**Work order**:
Copy each line of the records that holds the string "char".

Dataset entries:

★ ★ ★ ★ ★

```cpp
int pchip_prior_transform(const pchip_prior *prior, int nDims, int n, const double *cube, double *theta, int device)
{
    if (!prior || prior->kind != PCHIP_PRIOR_TABLE || n < 1 || !cube || !theta) { pc_abi_set_last_error("pchip_prior_transform: a prior table (kind 2) and n >= 1 points"); return 1; }
    PcPriorTable T;
    const std::string err = pc_prior_table_build(nDims, prior->table, prior->hyper, T);
    if (!err.empty()) { pc_abi_set_last_error(err.c_str()); return 1; }
    if (nDims > 256) return 3;
    int ndev = 0;
    if (hipGetDeviceCount(&ndev) != hipSuccess || ndev == 0) { (void)hipGetLastError(); std::fprintf(stderr, "polychord_hip: no HIP device available -- this engine has no CPU path\n"); return 2; }
    if (hipSetDevice(device >= 0 ? device % ndev : 0) != hipSuccess) return 2;
    const std::vector<double> tp = T.dev_par(); const std::vector<int> ti = T.dev_int();
    double *d_tp = nullptr, *d_c = nullptr, *d_t = nullptr; int *d_ti = nullptr;
    const size_t nb = sizeof(double) * (size_t)n * nDims;
// ... 605 lines not shown
```

polychordlite_amd/csrc/pc_launch.h:

```cpp
#pragma once
#include "pc_state.h"
#include "../../include/polychord_hip.h"
#include <cstddef>
#include <memory>
#include <vector>

struct PcSourceForm {
    long nterms;
    int nsums;
    long nquad;
    long nshared;
    int has_prior;
    long long ndata, ntail;
    int alive;
};

static inline size_t pc_quad_lds(const PcSourceForm &f) { return f.nquad > 0 ? sizeof(double) * 2 * (size_t)((f.nquad + 1) & ~1L) : 0; }

static inline size_t pc_front_lds(const PcSourceForm &f) { return pc_quad_lds(f) + (f.nshared > 0 ? sizeof(double) * 2 * (size_t)((f.nshared + 1) & ~1L) : 0); }

static inline int pc_slice_phi_lds(const PcState *S, const PcSourceForm &f)
{
    const size_t sh0 = sizeof(double) * ((size_t)S->D + S->nr) + 16, tb = sizeof(double) * (size_t)S->nr * (S->D + 1);
    const size_t sums = sizeof(double) * (size_t)S->nr * (size_t)f.nsums;
// ... 61 lines not shown
void pc_batch_callback_get(polychord_batch_fn *fn, void **user);
int pc_device_batch_registered(void);
int pc_fast_fits(const PcState *S);
int pc_launch_sort_live(const PcState *S, hipStream_t st);
int pc_launch_sort_live_many(const PcState *S, const PcManyRec *dR, int R, hipStream_t st);
int pc_launch_consume_fast(const PcState *S, int final_mode, hipStream_t st);
void pc_launch_ph_prepare(const PcState *S, hipStream_t st);
size_t pc_records_block_bytes(long long cap, int nT);
int pc_pack_lived_device(const double *dead, const double *logw, const double *entry, long long nd, int nT, double logzero, double *block, long long cap, long long *h_count, hipStream_t st);
int pc_par_fits(const PcState *S);
int pc_launch_consume_par(const PcState *S, hipStream_t st);
int pc_launch_consume_par_many(const PcState *S, const PcManyRec *dR, int R, hipStream_t st);
int pc_launch_par_accept(int n, const double *snap, int T, const double *cand, const unsigned char *valid, int serial, unsigned char *accept,
                         hipStream_t st);
int pc_launch_final_par(const PcState *S, hipStream_t st);
int pc_launch_final_par_split(const PcState *S, hipStream_t st);
int pc_launch_final_par_many(const PcManyRec *dR, int R, hipStream_t st);
int pc_rtc_launch(const PcState *S, const char *expr, dim3 grid, dim3 block, size_t sh, hipStream_t st, void **args);
const char *pc_rtc_error(void);
int pc_rtc_source_form(int id, PcSourceForm *f);
int pc_rtc_wanted(const PcState *S);
int pc_launch_generate_live(const PcState *S, int attempt0, int n, double *rows, double *rows_logL, hipStream_t st);
int pc_nhats_splittable(const PcState *S);
int pc_launch_nhats_part(const PcState *S, unsigned batch, int nchains, int part, hipStream_t st, int packed);
int pc_launch_nhats(const PcState *S, unsigned batch, int nchains, hipStream_t st);
int pc_slice_fusable(const PcState *S);
int pc_launch_slice_fused(const PcState *S, unsigned batch, int nchains, hipStream_t st);
int pc_launch_slice_many(const PcState *S, const PcManyRec *dR, int R, int nchains, int fused, hipStream_t st);
int pc_launch_slice_step(const PcState *S, const PcManyRec *dR, int R, int nchains, int fused, hipStream_t st);
int pc_launch_nhats_many(const PcState *S, const PcManyRec *dR, int R, int nchains, hipStream_t st);
int pc_launch_slice(const PcState *S, unsigned batch, int nchains, hipStream_t st);
int pc_launch_prior_transform(const PcState *S, int n, const double *cubes, double *thetas, hipStream_t st);
int pc_launch_source_eval(const PcState *S, int n, const double *thetas, double *logL, double *phi, hipStream_t st);
int pc_launch_source_prior_eval(const PcState *S, int n, const double *cubes, double *thetas, hipStream_t st);
int pc_launch_max_rank(const PcState *S, int n, const double *rows, double *val, hipStream_t st);
int pc_launch_maximise(const PcState *S, int nprob, const double *in, const int *hdr, long long max_iter, double *out, long long *outi, hipStream_t st);
int pc_max_choose_simplex(int nDims, int nTotal, double logzero, const double *live, const int *cluster, int nlive, const double *vals,
                          double *simplex, double *f);
void pc_maximum_alloc(pchip_maximum *m, int nDims, int nDerived);
int pc_bases_t_ok(const PcState *S);
int pc_launch_bases_t(const PcState *S, unsigned batch, int nchains, hipStream_t st);
int pc_launch_bases_t_many(const PcState *S, const PcManyRec *dR, int R, unsigned batch, int nchains, hipStream_t st);
int pc_slice_t_ok(const PcState *S, int ncluster);
int pc_launch_slice_t(const PcState *S, unsigned batch, int nchains, hipStream_t st);
int pc_launch_slice_t_many(const PcState *S, const PcManyRec *dR, int R, unsigned batch, int nchains, hipStream_t st);
int pc_update_fused_ok(const PcState *S, int nc);
// ... 14 lines not shown
```

polychordlite_amd/csrc/pc_sample.hip:

```cpp
#include "pc_state.h"
#ifndef __HIPCC_RTC__
#include <cstdlib>
#endif

template <int DPL>
struct LaneDims {
    double lo[DPL], span[DPL];
    double mean[DPL];
    bool on[DPL];
};

__device__ __forceinline__ double pc_box_theta(double lo, double span, double cube) { return lo + span * cube; }
#define PC_PT_SORTED (1u << 16)
#define PC_PT_PERMUTED (1u << 17)
#define PC_PT_ADAPTIVE (1u << 18)
#define PC_PT_LAYER (1u << 19)
template <int DPL>
struct LaneTable {
    int type[DPL], pos[DPL], len[DPL], hyp[DPL];
    int cnt[DPL], lay[DPL];
    double p0[DPL], p1[DPL], p2[DPL];
    unsigned mask;
};
template <int DPL, bool AD>
// ... 1141 lines not shown
        if (active && wanted) {
            double n0 = 0.0, n1 = 0.0;
            int d = 0;
            for (; d + 1 < D; d += 2) { n0 += mine[d] * mine[d]; n1 += mine[d + 1] * mine[d + 1]; }
            if (d < D) n0 += mine[d] * mine[d];
            const double w = sqrt(n0 + n1);
            Q[i] = 1.0 / w;
            S.nhat_w[(size_t)chain * nr + col] = w * 3.0;
        }
        __syncthreads();
        for (int r = 0; r < Dg && basis * Dg + r < nrg; ++r) {
            double *out = S.nhat + ((size_t)chain * nr + col0 + basis * Dg + r) * D;
            const double iw = Q[r];
            for (int d = tid; d < D; d += NT) out[d] = G[(size_t)r * DS + d] * iw;
        }
    }
#ifdef NHATS_DBG
    ncyc[5] = clock64();
    if (tid == 0 && blockIdx.x == 0 && blockIdx.y == 0) for (int x = 0; x < 5; ++x) S.ctl->dbg[x] += ncyc[x + 1] - ncyc[x];
#endif
#undef PC_DOT4
}

#define PC_BIG_NT 256
#define PC_BIG_P 16
__global__ __launch_bounds__(PC_BIG_NT) void k_nhats_big(PcState S, unsigned batch)
{
    __shared__ int sh[2];
    __shared__ double iwv[PC_BIG_NT];
    __shared__ double Pq[PC_BIG_P * PC_BIG_NT];
    __shared__ double pqq[PC_BIG_P];
    const int D = S.D, nr = S.nr, tid = threadIdx.x, chain = blockIdx.y, i = tid;
    int grade, basis;
    pc_grade_of_basis(S, blockIdx.x, grade, basis);
    const int off = pc_sel(S.g_off, grade), Dg = D - off, nrg = pc_sel(S.g_nr, grade), col0 = pc_sel(S.g_col0, grade);
    if (tid == 0) {
        int sel, slot;
        select_seed(S, batch, chain, sel, slot);
        sh[0] = sel; sh[1] = slot;
        if (blockIdx.x == 0) {
            S.ch_cluster[chain] = sel; S.ch_seed_slot[chain] = slot;
            S.ch_contour[chain] = S.logLp[sel];
            S.ch_epoch[chain] = S.ctl->admin_epoch;
            if (chain == 0) { S.ctl->i_nursery = gridDim.y; S.ctl->batch_id = batch; }
        }
    }
// ... 772 lines not shown
{
    const size_t sh = sizeof(double) * S->D + pc_front_lds(pc_state_form(S));
    const bool table = S->prior.kind >= 2;
    switch (pc_dpl(S->D) + (table ? 8 : 0)) {
    case 1: PC_LAUNCH((k_generate_live<1>), dim3(n), dim3(64), sh, st, *S, attempt0, rows, rows_logL); return 0;
    case 2: PC_LAUNCH((k_generate_live<2>), dim3(n), dim3(64), sh, st, *S, attempt0, rows, rows_logL); return 0;
    case 4: PC_LAUNCH((k_generate_live<4>), dim3(n), dim3(64), sh, st, *S, attempt0, rows, rows_logL); return 0;
    case 9: PC_LAUNCH((k_generate_live<1, 1>), dim3(n), dim3(64), sh, st, *S, attempt0, rows, rows_logL); return 0;
    case 10: PC_LAUNCH((k_generate_live<2, 1>), dim3(n), dim3(64), sh, st, *S, attempt0, rows, rows_logL); return 0;
    case 12: PC_LAUNCH((k_generate_live<4, 1>), dim3(n), dim3(64), sh, st, *S, attempt0, rows, rows_logL); return 0;
    }
    return 1;
}

extern "C" int pc_nhats_splittable(const PcState *S)
{
    const char *e = std::getenv("PC_NHATS_QUAD_MIN");
    if (S->D > 64 && S->D <= 128) return S->ngrade <= 1 && !S->seq_mode && S->nhat_raw != nullptr;
    if (S->D > 24 && S->D <= 64) return S->ngrade <= 1 && !S->seq_mode && S->nhat_raw != nullptr && (!e || std::atoi(e) <= 25);
    return S->D <= 24 && S->D < (e ? std::atoi(e) : 25) && !S->seq_mode && S->nhat_raw != nullptr;
}
static size_t pc_nhats_q_lds(int HV) { return sizeof(double) * (size_t)(2 + HV) * 4 * (HV + 2); }
static size_t pc_nhats_q32_lds(int D) { const int NR = ((D + 15) / 16) * 16; return sizeof(double) * (2 * 4 * 34 + (size_t)(NR + (NR <= 112 ? 32 : 16)) * 129); }
extern "C" int pc_launch_nhats_part(const PcState *S, unsigned batch, int nchains, int part, hipStream_t st, int packed)
{
    if (!pc_nhats_splittable(S)) return 1;
    const int D = S->D;
    dim3 grid(S->nb_total, nchains);
    if (D > 64) {
        if (part == 1) {
            static const bool panel_off = std::getenv("PC_BASIS_PANEL_OFF") != nullptr;
            const int nt1 = (D + 15) / 16;
            if (panel_off) hipLaunchKernelGGL((k_nhats_q<32, 1>), grid, dim3(512), sizeof(double) * 2 * 4 * 34, st, *S, batch);
            else if (nt1 <= 5) hipLaunchKernelGGL((k_basis<5>), grid, dim3(512), 0, st, *S, batch);
            else if (nt1 == 6) hipLaunchKernelGGL((k_basis<6>), grid, dim3(512), 0, st, *S, batch);
            else if (nt1 == 7) hipLaunchKernelGGL((k_basis<7>), grid, dim3(512), 0, st, *S, batch);
            else hipLaunchKernelGGL((k_basis<8>), grid, dim3(512), 0, st, *S, batch);
        }
        else {
            dim3 g2(S->nb_total * 2, nchains);
            const int nt = (D + 15) / 16;
            if (nt <= 5) hipLaunchKernelGGL((k_whiten<5>), g2, dim3(256), 0, st, *S, batch);
            else if (nt == 6) hipLaunchKernelGGL((k_whiten<6>), g2, dim3(256), 0, st, *S, batch);
            else if (nt == 7) hipLaunchKernelGGL((k_whiten<7>), g2, dim3(256), 0, st, *S, batch);
            else hipLaunchKernelGGL((k_whiten<8>), g2, dim3(256), 0, st, *S, batch);
        }
        return 0;
    }
    if (D > 24) {
        if (D <= 32) { if (part == 1) hipLaunchKernelGGL((k_nhats_q<8, 1>), grid, dim3(128), pc_nhats_q_lds(8), st, *S, batch); else hipLaunchKernelGGL((k_nhats_q<8, 2>), grid, dim3(128), pc_nhats_q_lds(8), st, *S, batch); }
        else { if (part == 1) hipLaunchKernelGGL((k_nhats_q<16, 1>), grid, dim3(256), pc_nhats_q_lds(16), st, *S, batch); else hipLaunchKernelGGL((k_nhats_q<16, 2>), grid, dim3(256), pc_nhats_q_lds(16), st, *S, batch); }
        return 0;
    }
    const size_t sh = sizeof(double) * ((size_t)(D + 8) * (D + 8) + 2 * 128) + 16;
    if (part == 1 && packed && pc_launch_bases_t(S, batch, nchains, st) == 0) return 0;
    if (part == 1) {
        if (D <= 8) hipLaunchKernelGGL((k_nhats<8, 64, 1>), grid, dim3(64), sh, st, *S, batch);
        else if (D <= 16) hipLaunchKernelGGL((k_nhats<16, 64, 1>), grid, dim3(64), sh, st, *S, batch);
        else hipLaunchKernelGGL((k_nhats<24, 64, 1>), grid, dim3(64), sh, st, *S, batch);
    } else {
        if (D <= 8) hipLaunchKernelGGL((k_nhats<8, 64, 2>), grid, dim3(64), sh, st, *S, batch);
        else if (D <= 16) hipLaunchKernelGGL((k_nhats<16, 64, 2>), grid, dim3(64), sh, st, *S, batch);
        else hipLaunchKernelGGL((k_nhats<24, 64, 2>), grid, dim3(64), sh, st, *S, batch);
    }
    return 0;
}

extern "C" int pc_launch_nhats(const PcState *S, unsigned batch, int nchains, hipStream_t st)
{
    const int D = S->D, nb = S->nb_total;
    dim3 grid(nb, nchains);
    static int quad_min = -1;
    if (quad_min < 0) { const char *e = std::getenv("PC_NHATS_QUAD_MIN"); quad_min = e ? std::atoi(e) : 25; }
    if (D >= quad_min) {
        if (D <= 32) hipLaunchKernelGGL((k_nhats_q<8>), grid, dim3(128), pc_nhats_q_lds(8), st, *S, batch);
        else if (D <= 64) hipLaunchKernelGGL((k_nhats_q<16>), grid, dim3(256), pc_nhats_q_lds(16), st, *S, batch);
        else if (D <= 128) {
            const size_t shq = pc_nhats_q32_lds(D);
// ... 249 lines not shown
```

polychordlite_amd/csrc/pc_slice_t.hip:

```cpp
#include "pc_state.h"
#include "pc_launch.h"
#include <cstdlib>

namespace {

struct Q3 { double a, b, c; };

template <int D>
struct TriMap {
    int aa[D * (D + 1) / 2], bb[D * (D + 1) / 2];
    constexpr TriMap() : aa{}, bb{} { int e = 0; for (int b = 0; b < D; ++b) for (int a = b; a < D; ++a) { aa[e] = a; bb[e] = b; ++e; } }
};

template <int DT, int LO, int N, class F>
__device__ __forceinline__ Q3 tree3(const F &leaf)
{
#pragma clang fp contract(off)
    if constexpr (LO >= DT) return Q3{0.0, 0.0, 0.0};
    else if constexpr (N == 1) return leaf(LO);
    else {
        const Q3 l = tree3<DT, LO, N / 2>(leaf);
        if constexpr (LO + N / 2 >= DT && N / 2 >= 16) return l;
        const Q3 r = tree3<DT, LO + N / 2, N / 2>(leaf);
        return Q3{l.a + r.a, l.b + r.b, l.c + r.c};
// ... 405 lines not shown
    const bool unit = S->prior.lo == nullptr && S->prior.hi == nullptr;
    static const bool help_off = std::getenv("PC_SLICE_T_HELP_OFF") != nullptr;
    static const long long help_env = std::getenv("PC_SLICE_T_HELP_MAX") ? std::atoll(std::getenv("PC_SLICE_T_HELP_MAX")) : -1;
    const long long help_max = help_env >= 0 ? help_env : 256LL * std::max<long long>(1, std::min<long long>(2, (long long)(156 * 1024) / (long long)shh));
    const bool help = dR && !help_off && shh <= 64 * 1024 && (long long)grid * R <= help_max;
    const size_t lds = help ? shh : sh;
#define PC_T_MANY(UNIT, HELP) { \
        if (lds > 48 * 1024) pc_need_dyn_lds((const void *)k_slice_t_many<DT, UNIT, HELP>, lds); \
        hipLaunchKernelGGL((k_slice_t_many<DT, UNIT, HELP>), dim3(grid, R), dim3(HELP ? 192 : 64), lds, st, dR, nchains, nrp); }
#define PC_T_ONE(UNIT) { \
        if (lds > 48 * 1024) pc_need_dyn_lds((const void *)k_slice_t<DT, UNIT>, lds); \
        hipLaunchKernelGGL((k_slice_t<DT, UNIT>), dim3(grid), dim3(64), lds, st, *S, batch, nchains, nrp); }
    if (help) { if (unit) PC_T_MANY(true, true) else PC_T_MANY(false, true) }
    else if (dR) { if (unit) PC_T_MANY(true, false) else PC_T_MANY(false, false) }
    else { if (unit) PC_T_ONE(true) else PC_T_ONE(false) }
#undef PC_T_ONE
#undef PC_T_MANY
}

}

namespace {

template <int D, bool FIRST_RIGHT>
__device__ __forceinline__ double dot4_same(const double (&a)[D])
{
#pragma clang fp contract(off)
    double pp[4];
#pragma unroll
    for (int k = 0; k < 4; ++k) {
        if (k >= D) pp[k] = 0.0;
        else if (k + 4 >= D) pp[k] = fma(a[k], a[k], 0.0);
        else if (FIRST_RIGHT && k == 0) pp[k] = fma(a[k + 4 < D ? k + 4 : 0], a[k + 4 < D ? k + 4 : 0], a[k] * a[k]);
        else pp[k] = fma(a[k], a[k], a[k + 4 < D ? k + 4 : 0] * a[k + 4 < D ? k + 4 : 0]);
    }
#pragma unroll
    for (int d = 8; d < D; ++d) pp[d & 3] = fma(a[d], a[d], pp[d & 3]);
    return (pp[0] + pp[1]) + (pp[2] + pp[3]);
}
template <int D>
__device__ __forceinline__ double dot4(const double (&a)[D], const double (&b)[D])
{
#pragma clang fp contract(off)
    double pp[4] = {0.0, 0.0, 0.0, 0.0};
#pragma unroll
    for (int d = 0; d < D; ++d) pp[d & 3] = fma(a[d], b[d], pp[d & 3]);
    return (pp[0] + pp[1]) + (pp[2] + pp[3]);
}

template <int DMAX>
__device__ __forceinline__ void bases_packed_body(const PcState &S, int nbases)
{
#pragma clang fp contract(off)
    extern __shared__ __attribute__((aligned(16))) char smem[];
    const int D = S.D, per = 64 / D;
    const int tid = threadIdx.x, sub = tid / D, i = tid - sub * D;
    const int g = blockIdx.x * per + sub;
    const bool active = sub < per && g < nbases;
    double *Q = (double *)smem + (size_t)(sub < per ? sub : 0) * 2 * DMAX;
    double v[DMAX];
    double *raw = S.nhat_raw + ((size_t)(active ? g : 0) * D + i) * D;
#pragma unroll
    for (int d = 0; d < DMAX; ++d) v[d] = (active && d < D) ? raw[d] : 0.0;
    {
        const double inrm = 1.0 / sqrt(dot4_same<DMAX, (DMAX <= 16)>(v));
#pragma unroll
        for (int d = 0; d < DMAX; ++d) v[d] = v[d] * inrm;
    }
    if (i == 0 && active) {
#pragma unroll
        for (int d = 0; d < DMAX; ++d) Q[d] = v[d];
    }
    __syncthreads();
    for (int j = 0; j < D; ++j) {
        const double *q = Q + (size_t)(j & 1) * DMAX;
        double qv[DMAX];
#pragma unroll
        for (int d = 0; d < DMAX; ++d) qv[d] = active ? q[d] : 0.0;
        const double qq = dot4_same<DMAX, false>(qv), dv = dot4<DMAX>(qv, v);
        if (i == j) {
            const double inrm = 1.0 / sqrt(qq);
#pragma unroll
            for (int d = 0; d < DMAX; ++d) v[d] = v[d] * inrm;
        } else if (active && i > j) {
            const double cproj = dv / qq;
#pragma unroll
            for (int d = 0; d < DMAX; ++d) v[d] = fma(-cproj, qv[d], v[d]);
            if (i == j + 1) {
                double *qn = Q + (size_t)((j + 1) & 1) * DMAX;
#pragma unroll
                for (int d = 0; d < DMAX; ++d) qn[d] = v[d];
            }
        }
        __syncthreads();
    }
    if (active) {
#pragma unroll
        for (int d = 0; d < DMAX; ++d) if (d < D) raw[d] = v[d];
    }
}
template <int DMAX>
__global__ __launch_bounds__(64) void k_bases_packed(PcState S, int nbases) { bases_packed_body<DMAX>(S, nbases); }
template <int DMAX>
__global__ __launch_bounds__(64) void k_bases_packed_many(const PcManyRec *R, int nbases) { bases_packed_body<DMAX>(pc_many_state(R, blockIdx.y), nbases); }
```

★ ★ ★ ★ ★

**Task solution**:
int pc_launch_par_accept(int n, const double *snap, int T, const double *cand, const unsigned char *valid, int serial, unsigned char *accept,
int pc_rtc_launch(const PcState *S, const char *expr, dim3 grid, dim3 block, size_t sh, hipStream_t st, void **args);
const char *pc_rtc_error(void);
    const char *e = std::getenv("PC_NHATS_QUAD_MIN");
    if (quad_min < 0) { const char *e = std::getenv("PC_NHATS_QUAD_MIN"); quad_min = e ? std::atoi(e) : 25; }
    extern __shared__ __attribute__((aligned(16))) char smem[];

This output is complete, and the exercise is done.